▸ Exercise
Your task is to copy each line of the material that holds the word "bsum".

● ● ● ●

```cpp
int ff_bwd_split_launch(const rpde_ff_params* p, const float* const* ds, const float* z_last, const float* grad_out,
                        const float* x, float* dz3, float* du2, float* dzb, float* gx, float* slabs, float* gw1, float* part,
                        int* grid_out, long P, void* fimg, hipStream_t st, FoldJobs* folds);

}
```

resolution-pde_amd/csrc/ff_bwd_split.hip:

```cpp
#include "ff_bwd_split.h"
#include "ff_fused.h"
#include "h2.h"
#include "pointwise.h"
#include "wgrad_h2.h"

namespace rpde {

constexpr int FS_WAVES = 8;
constexpr int FS_MAX_GRID = 256;
struct FsA {
  const float* g; const float* z3; const float* d2;
  float* dz3; float* du2; float* dzb;
  const char* wimg; const float* consts;
  const float* gamma; const float* beta;
  float* part;
  long P; int layer_norm; float eps; int post_act;
  DropCfg drop2;
  int ntiles;
};

constexpr int FA_DZBUF = 0;
constexpr int FA_VEC = FA_DZBUF + 16384;
constexpr int FA_ACC = FA_VEC + 512;
constexpr int FA_INFO = FA_ACC + 7168;
constexpr int FA_LDS = FA_INFO + 256;

__global__ __launch_bounds__(64 * FS_WAVES, 2) void k_ffs_adjoint(const FsA A0) {
  __shared__ __attribute__((aligned(16))) char smem[FA_LDS];
  FsA A = A0;
  A.drop2 = drop_resolve(A0.drop2);
  const int tid = threadIdx.x, l = tid & 63, w = tid >> 6, g = l >> 4, li = l & 15;
  f16x8 w3h[2][2], w3l[2][2];
  {
    const char* base = A.wimg + (long)w * FF3_WAVE_IMG + l * 16;
#pragma unroll
    for (int f = 0; f < 4; ++f) {
      w3h[f >> 1][f & 1] = *reinterpret_cast<const f16x8*>(base + f * 2048);
      w3l[f >> 1][f & 1] = *reinterpret_cast<const f16x8*>(base + f * 2048 + 1024);
    }
    float* vecw = reinterpret_cast<float*>(smem + FA_VEC);
    float* accw = reinterpret_cast<float*>(smem + FA_ACC);
    for (int i = tid; i < 128; i += 64 * FS_WAVES) vecw[i] = i < 64 ? (A.gamma ? A.gamma[i] : 1.f) : (A.beta ? A.beta[i - 64] : 0.f);
    for (int i = tid; i < 1792; i += 64 * FS_WAVES) accw[i] = 0.f;
  }
  const float* const vec = reinterpret_cast<const float*>(smem + FA_VEC);
  float* const acc_db2 = reinterpret_cast<float*>(smem + FA_ACC);
  float* const acc_db3 = acc_db2 + 256;
  float* const acc_dg = acc_db2 + 768;
  float* const acc_dbt = acc_db2 + 1280;
  float* const info = reinterpret_cast<float*>(smem + FA_INFO);
  const float winv3 = A.consts[2];
  const int q3 = l >> 4, feat = 4 * li;

  float4 g4n = make_float4(0.f, 0.f, 0.f, 0.f), z4n = g4n, d2n[4];
  auto issue = [&](int tile) {
    const long p = min((long)tile * 32 + 4 * w + q3, A.P - 1);
    g4n = *reinterpret_cast<const float4*>(A.g + p * 64 + feat);
    z4n = *reinterpret_cast<const float4*>(A.z3 + p * 64 + feat);
#pragma unroll
    for (int blk = 0; blk < 2; ++blk)
#pragma unroll
      for (int t = 0; t < 2; ++t)
        d2n[blk * 2 + t] = *reinterpret_cast<const float4*>(A.d2 + min((long)tile * 32 + 16 * blk + li, A.P - 1) * 256 + 16 * (2 * w + t) + 4 * g);
  };
#pragma unroll
  for (int i = 0; i < 4; ++i) d2n[i] = make_float4(0.f, 0.f, 0.f, 0.f);
  if ((int)blockIdx.x < A.ntiles) issue(blockIdx.x);
  lds_barrier();

  int par = 0;
  for (int tile = blockIdx.x; tile < A.ntiles; tile += gridDim.x, par ^= 1) {
    const int next_tile = tile + gridDim.x;
    const long p0 = (long)tile * 32;
    const int ptl = 4 * w + q3;
    const long pt3 = p0 + ptl;
    const bool live3 = pt3 < A.P;
    const long off3 = min(pt3, A.P - 1) * 64 + feat;
    const float4 g4 = g4n, z4 = z4n;
    float4 dq[4];
#pragma unroll
    for (int i = 0; i < 4; ++i) dq[i] = d2n[i];
    if (next_tile < A.ntiles) issue(next_tile);

    float s4[4] = {1.f, 1.f, 1.f, 1.f};
    if (A.drop2.on()) drop_scale4(A.drop2, (uint64_t)(pt3 * 64 + feat), s4);
    const float tz[4] = {z4.x * s4[0], z4.y * s4[1], z4.z * s4[2], z4.w * s4[3]};
    float gy[4] = {g4.x, g4.y, g4.z, g4.w};
    if (!live3) { gy[0] = gy[1] = gy[2] = gy[3] = 0.f; }
    float dz[4], dzb;
    float dgm[4] = {0.f, 0.f, 0.f, 0.f}, dbt[4] = {0.f, 0.f, 0.f, 0.f};
    if (A.layer_norm) {
      const float mean = row_all16<false>((tz[0] + tz[1]) + (tz[2] + tz[3])) * (1.f / 64.f);
      const float m2 = row_all16<false>((tz[0] - mean) * (tz[0] - mean) + (tz[1] - mean) * (tz[1] - mean) +
                                        (tz[2] - mean) * (tz[2] - mean) + (tz[3] - mean) * (tz[3] - mean));
      const float rstd = rsqrtf(m2 * (1.f / 64.f) + A.eps);
      const float4 gm = *reinterpret_cast<const float4*>(vec + feat);
      const float4 bt = *reinterpret_cast<const float4*>(vec + 64 + feat);
      const float gmv[4] = {gm.x, gm.y, gm.z, gm.w}, btv[4] = {bt.x, bt.y, bt.z, bt.w};
      float xh[4], dxh[4], s1 = 0.f, s2 = 0.f, am = 0.f;
#pragma unroll
      for (int k = 0; k < 4; ++k) {
        xh[k] = (tz[k] - mean) * rstd;
        float dy = gy[k];
        if (A.post_act) dy *= dact_f(A.post_act, xh[k] * gmv[k] + btv[k]);
        dgm[k] = dy * xh[k];
        dbt[k] = dy;
        dxh[k] = dy * gmv[k];
        s1 += dxh[k];
        s2 += dxh[k] * xh[k];
        am = fmaxf(am, fabsf(dxh[k]));
      }
      const float S1 = row_all16<false>(s1) * (1.f / 64.f), S2 = row_all16<false>(s2) * (1.f / 64.f);
      const float AM = row_all16<true>(am);
#pragma unroll
      for (int k = 0; k < 4; ++k) dz[k] = rstd * (dxh[k] - S1 - xh[k] * S2) * s4[k];
      dzb = rstd * (AM + fabsf(S1) + 8.f * fabsf(S2)) * A.drop2.scale;
    } else {
      float am = 0.f;
#pragma unroll
      for (int k = 0; k < 4; ++k) { dz[k] = gy[k] * dact_f(A.post_act, tz[k]) * s4[k]; am = fmaxf(am, fabsf(dz[k])); }
      dzb = row_all16<true>(am);
    }
    if (live3) *reinterpret_cast<float4*>(A.dz3 + off3) = make_float4(dz[0], dz[1], dz[2], dz[3]);
    {
      float b[4];
#pragma unroll
      for (int k = 0; k < 4; ++k) {
        b[k] = live3 ? dz[k] : 0.f;
        b[k] += lane_xor16(b[k]); b[k] += lane_xor32(b[k]);
        if (A.layer_norm) {
          dgm[k] += lane_xor16(dgm[k]); dgm[k] += lane_xor32(dgm[k]);
          dbt[k] += lane_xor16(dbt[k]); dbt[k] += lane_xor32(dbt[k]);
        }
      }
      if (q3 == 0) {
        float4* a3 = reinterpret_cast<float4*>(acc_db3 + w * 64 + feat);
        float4 v3 = *a3;
        v3.x += b[0]; v3.y += b[1]; v3.z += b[2]; v3.w += b[3];
        *a3 = v3;
        if (A.layer_norm) {
          float4* ag = reinterpret_cast<float4*>(acc_dg + w * 64 + feat);
          float4* ab = reinterpret_cast<float4*>(acc_dbt + w * 64 + feat);
          float4 vg = *ag, vb = *ab;
          vg.x += dgm[0]; vg.y += dgm[1]; vg.z += dgm[2]; vg.w += dgm[3];
          vb.x += dbt[0]; vb.y += dbt[1]; vb.z += dbt[2]; vb.w += dbt[3];
          *ag = vg;
          *ab = vb;
        }
      }
    }
    {
      float sdz, sdzi;
      h2_scale(dzb, 0, sdz, sdzi);
      uint2 hi, lo;
      h2_split4(dz[0] * sdz, dz[1] * sdz, dz[2] * sdz, dz[3] * sdz, hi, lo);
      const int ksz = li >> 3, cz = li & 3;
      char* dst = smem + FA_DZBUF + par * 8192 + (((ptl >> 4) * 2 + ksz) * 2) * 1024 + (cz * 16 + ((ptl & 15) ^ cz ^ (4 * ksz))) * 16 +
                  ((li >> 2) & 1) * 8;
      *reinterpret_cast<uint2*>(dst) = hi;
      *reinterpret_cast<uint2*>(dst + 1024) = lo;
      if (li == 0) {
        info[par * 32 + ptl] = dzb;
        if (live3) A.dzb[pt3] = dzb;
      }
    }
    lds_barrier();

    float bsum[8] = {0.f, 0.f, 0.f, 0.f, 0.f, 0.f, 0.f, 0.f};
#pragma unroll
    for (int blk = 0; blk < 2; ++blk) {
      const int zu = (l & 48) | ((l & 15) ^ (l >> 4));
      const char* zb = smem + FA_DZBUF + par * 8192 + (blk * 2) * 2048;
      const f16x8 zh0 = *reinterpret_cast<const f16x8*>(zb + zu * 16), zl0 = *reinterpret_cast<const f16x8*>(zb + 1024 + zu * 16);
      const f16x8 zh1 = *reinterpret_cast<const f16x8*>(zb + 2048 + (zu ^ 4) * 16), zl1 = *reinterpret_cast<const f16x8*>(zb + 3072 + (zu ^ 4) * 16);
      const long pt = p0 + 16 * blk + li;
      float sz, inv_a;
      h2_scale(info[par * 32 + blk * 16 + li], 0, sz, inv_a);
      inv_a *= winv3;
#pragma unroll
      for (int t = 0; t < 2; ++t) {
        f32x4v acc = {0.f, 0.f, 0.f, 0.f};
        acc = h2_mfma32(w3h[t][0], w3l[t][0], zh0, zl0, acc);
        acc = h2_mfma32(w3h[t][1], w3l[t][1], zh1, zl1, acc);
        const int hid = 16 * (2 * w + t) + 4 * g;
        const float4 d = dq[blk * 2 + t];
        float u[4] = {acc[0] * inv_a * d.x, acc[1] * inv_a * d.y, acc[2] * inv_a * d.z, acc[3] * inv_a * d.w};
#pragma unroll
        for (int r = 0; r < 4; ++r) pin(u[r]);
        if (pt < A.P) {
          *reinterpret_cast<float4*>(A.du2 + pt * 256 + hid) = make_float4(u[0], u[1], u[2], u[3]);
#pragma unroll
          for (int r = 0; r < 4; ++r) bsum[4 * t + r] += u[r];
        }
      }
    }
#pragma unroll
    for (int i = 0; i < 8; ++i) bsum[i] = row_sum15(bsum[i]);
    if (li == 15) {
#pragma unroll
      for (int i = 0; i < 8; ++i) acc_db2[16 * (2 * w + (i >> 2)) + 4 * g + (i & 3)] += bsum[i];
    }
  }
  lds_barrier();
  {
    float* part = A.part + (long)blockIdx.x * FF3_PART;
    for (int i = 256 + tid; i < FF3_PART; i += 64 * FS_WAVES) {
      float v;
      if (i < 512) v = acc_db2[i - 256];
      else {
        const float* a8 = acc_db3 + ((i - 512) >> 6) * 512 + ((i - 512) & 63);
        v = 0.f;
#pragma unroll
        for (int ww = 0; ww < FS_WAVES; ++ww) v += a8[ww * 64];
      }
      part[i] = v;
    }
  }
}

struct FsB {
  const float* du2; const float* d1; const float* x; const float* dzb; const float* w1;
  float* gx; float* slabs; float* part;
  const char* wimg; const float* consts;
  long P; float dmax; int ntiles;
};

constexpr int FL_PANEL = 8192;
constexpr int FL_DUBUF = 0;
constexpr int FL_PAN = FL_DUBUF + 32768;
constexpr int FL_X = FL_PAN + 4 * FL_PANEL;
constexpr int FL_W1 = FL_X + FL_PANEL;
constexpr int FL_LDS = FL_W1 + 65536;
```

● ● ● ●

▸ Answer to the problem
    float bsum[8] = {0.f, 0.f, 0.f, 0.f, 0.f, 0.f, 0.f, 0.f};
          for (int r = 0; r < 4; ++r) bsum[4 * t + r] += u[r];
    for (int i = 0; i < 8; ++i) bsum[i] = row_sum15(bsum[i]);
      for (int i = 0; i < 8; ++i) acc_db2[16 * (2 * w + (i >> 2)) + 4 * g + (i & 3)] += bsum[i];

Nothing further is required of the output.